- Opening Delimiter -

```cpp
int launch_resolve(const MapParams& p, uint64_t defer_cap, uint64_t keys_cap, int num_cus, hipStream_t stream) {
    const uint32_t cus = num_cus > 0 ? (uint32_t)num_cus : 256u;
    hipLaunchKernelGGL(pa_resolve_kernel, dim3(cus * 4), dim3(256), 0, stream, p, defer_cap, keys_cap);
    return (int)hipGetLastError();
}

}
```

Baseline: 13.15 billion reads/s.

## Allocate resolve arena per block with exact-size atomics and rebalance grids

The resolve kernel stops having each wave grab oversized arena chunks. Each block now sums its waves' needs in shared memory and makes one exact-size atomicAdd per pass, with double-buffered shared slots and two __syncthreads per iteration. Items per lane drop from 4 to 2 and the grid grows from 4 to 16 blocks per CU, which should improve latency hiding and balance. The partition kernel grid in count_sort is also halved. The cost is block-wide barriers on every pass; the intended gain is less wasted arena space and more parallelism.

After: 13.29 billion reads/s, median of 6. 1.0% higher.

```diff
diff --git a/rust-pseudoaligner_amd/csrc/count_sort.hip b/rust-pseudoaligner_amd/csrc/count_sort.hip
--- a/rust-pseudoaligner_amd/csrc/count_sort.hip
+++ b/rust-pseudoaligner_amd/csrc/count_sort.hip
@@ -199,7 +199,7 @@
     if (pass == 0) {
         if (!partitioned) return 0;
         const uint32_t tcap = tile_capacity(keys_cap, extra_cap);
-        const uint32_t G = std::max<uint32_t>(1u, std::min<uint32_t>(cus * 4, (uint32_t)((keys_cap + PT_TILE - 1) / PT_TILE)));
+        const uint32_t G = std::max<uint32_t>(1u, std::min<uint32_t>(cus * 2, (uint32_t)((keys_cap + PT_TILE - 1) / PT_TILE)));
         hipLaunchKernelGGL(pa_keys_part_kernel, dim3(G), dim3(PT_BLOCK), 0, stream, keys, keys_top, 0u, (uint32_t)nbins, tcap, reinterpret_cast<uint16_t*>(sorted), ctl);
         return (int)hipGetLastError();
     }
diff --git a/rust-pseudoaligner_amd/csrc/resolve.hip b/rust-pseudoaligner_amd/csrc/resolve.hip
--- a/rust-pseudoaligner_amd/csrc/resolve.hip
+++ b/rust-pseudoaligner_amd/csrc/resolve.hip
@@ -10,9 +10,11 @@
 constexpr uint32_t NO_KEY = 0xFFFFFFFFu;
 typedef uint32_t u32x4 __attribute__((ext_vector_type(4)));
 
-constexpr uint32_t RV_PER = 4;
+constexpr uint32_t RV_PER = 2;
+constexpr uint32_t RV_BLOCK = 256, RV_WAVES = RV_BLOCK / 64;
+constexpr uint64_t RV_PASS = (uint64_t)RV_BLOCK * RV_PER;
 
-__global__ __launch_bounds__(256) void pa_resolve_kernel(const MapParams p, uint64_t defer_cap, uint64_t keys_cap) {
+__global__ __launch_bounds__(RV_BLOCK) void pa_resolve_kernel(const MapParams p, uint64_t defer_cap, uint64_t keys_cap) {
     __shared__ unsigned long long s_novel;
     if (threadIdx.x == 0) s_novel = 0;
     __syncthreads();
@@ -22,10 +24,12 @@
     const bool counting = p.keys != nullptr;
     uint32_t* keys_b = nullptr;
     if (counting) { const unsigned long long kt = *p.keys_top; keys_b = p.keys + (kt < keys_cap ? kt : keys_cap); }
-    unsigned long long a_cur = 0, a_end = 0;
-    uint32_t my_novel = 0;
-    const uint64_t wave0 = ((uint64_t)blockIdx.x * blockDim.x + threadIdx.x) & ~63ull, nwave_lanes = (uint64_t)gridDim.x * blockDim.x;
-    for (uint64_t i0 = wave0 * RV_PER; i0 < n; i0 += nwave_lanes * RV_PER) {
+    __shared__ uint32_t s_tot[2][RV_WAVES];
+    __shared__ unsigned long long s_base[2];
+    uint32_t my_novel = 0, par = 0;
+    const uint32_t wave = threadIdx.x >> 6;
+    for (uint64_t g0 = (uint64_t)blockIdx.x * RV_PASS; g0 < n; g0 += (uint64_t)gridDim.x * RV_PASS, par ^= 1u) {
+        const uint64_t i0 = g0 + (uint64_t)wave * 64 * RV_PER;
         u32x4 e0[RV_PER], e1[RV_PER];
         bool in[RV_PER], live[RV_PER];
         uint64_t idx[RV_PER];
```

- Closing Delimiter -

-- What is expected --
Restate every line of the listing word for word.

-- Task answer --
```cpp
int launch_resolve(const MapParams& p, uint64_t defer_cap, uint64_t keys_cap, int num_cus, hipStream_t stream) {
    const uint32_t cus = num_cus > 0 ? (uint32_t)num_cus : 256u;
    hipLaunchKernelGGL(pa_resolve_kernel, dim3(cus * 4), dim3(256), 0, stream, p, defer_cap, keys_cap);
    return (int)hipGetLastError();
}

}
```

Baseline: 13.15 billion reads/s.

## Allocate resolve arena per block with exact-size atomics and rebalance grids

The resolve kernel stops having each wave grab oversized arena chunks. Each block now sums its waves' needs in shared memory and makes one exact-size atomicAdd per pass, with double-buffered shared slots and two __syncthreads per iteration. Items per lane drop from 4 to 2 and the grid grows from 4 to 16 blocks per CU, which should improve latency hiding and balance. The partition kernel grid in count_sort is also halved. The cost is block-wide barriers on every pass; the intended gain is less wasted arena space and more parallelism.

After: 13.29 billion reads/s, median of 6. 1.0% higher.

```diff
diff --git a/rust-pseudoaligner_amd/csrc/count_sort.hip b/rust-pseudoaligner_amd/csrc/count_sort.hip
--- a/rust-pseudoaligner_amd/csrc/count_sort.hip
+++ b/rust-pseudoaligner_amd/csrc/count_sort.hip
@@ -199,7 +199,7 @@
     if (pass == 0) {
         if (!partitioned) return 0;
         const uint32_t tcap = tile_capacity(keys_cap, extra_cap);
-        const uint32_t G = std::max<uint32_t>(1u, std::min<uint32_t>(cus * 4, (uint32_t)((keys_cap + PT_TILE - 1) / PT_TILE)));
+        const uint32_t G = std::max<uint32_t>(1u, std::min<uint32_t>(cus * 2, (uint32_t)((keys_cap + PT_TILE - 1) / PT_TILE)));
         hipLaunchKernelGGL(pa_keys_part_kernel, dim3(G), dim3(PT_BLOCK), 0, stream, keys, keys_top, 0u, (uint32_t)nbins, tcap, reinterpret_cast<uint16_t*>(sorted), ctl);
         return (int)hipGetLastError();
     }
diff --git a/rust-pseudoaligner_amd/csrc/resolve.hip b/rust-pseudoaligner_amd/csrc/resolve.hip
--- a/rust-pseudoaligner_amd/csrc/resolve.hip
+++ b/rust-pseudoaligner_amd/csrc/resolve.hip
@@ -10,9 +10,11 @@
 constexpr uint32_t NO_KEY = 0xFFFFFFFFu;
 typedef uint32_t u32x4 __attribute__((ext_vector_type(4)));
 
-constexpr uint32_t RV_PER = 4;
+constexpr uint32_t RV_PER = 2;
+constexpr uint32_t RV_BLOCK = 256, RV_WAVES = RV_BLOCK / 64;
+constexpr uint64_t RV_PASS = (uint64_t)RV_BLOCK * RV_PER;
 
-__global__ __launch_bounds__(256) void pa_resolve_kernel(const MapParams p, uint64_t defer_cap, uint64_t keys_cap) {
+__global__ __launch_bounds__(RV_BLOCK) void pa_resolve_kernel(const MapParams p, uint64_t defer_cap, uint64_t keys_cap) {
     __shared__ unsigned long long s_novel;
     if (threadIdx.x == 0) s_novel = 0;
     __syncthreads();
@@ -22,10 +24,12 @@
     const bool counting = p.keys != nullptr;
     uint32_t* keys_b = nullptr;
     if (counting) { const unsigned long long kt = *p.keys_top; keys_b = p.keys + (kt < keys_cap ? kt : keys_cap); }
-    unsigned long long a_cur = 0, a_end = 0;
-    uint32_t my_novel = 0;
-    const uint64_t wave0 = ((uint64_t)blockIdx.x * blockDim.x + threadIdx.x) & ~63ull, nwave_lanes = (uint64_t)gridDim.x * blockDim.x;
-    for (uint64_t i0 = wave0 * RV_PER; i0 < n; i0 += nwave_lanes * RV_PER) {
+    __shared__ uint32_t s_tot[2][RV_WAVES];
+    __shared__ unsigned long long s_base[2];
+    uint32_t my_novel = 0, par = 0;
+    const uint32_t wave = threadIdx.x >> 6;
+    for (uint64_t g0 = (uint64_t)blockIdx.x * RV_PASS; g0 < n; g0 += (uint64_t)gridDim.x * RV_PASS, par ^= 1u) {
+        const uint64_t i0 = g0 + (uint64_t)wave * 64 * RV_PER;
         u32x4 e0[RV_PER], e1[RV_PER];
         bool in[RV_PER], live[RV_PER];
         uint64_t idx[RV_PER];
```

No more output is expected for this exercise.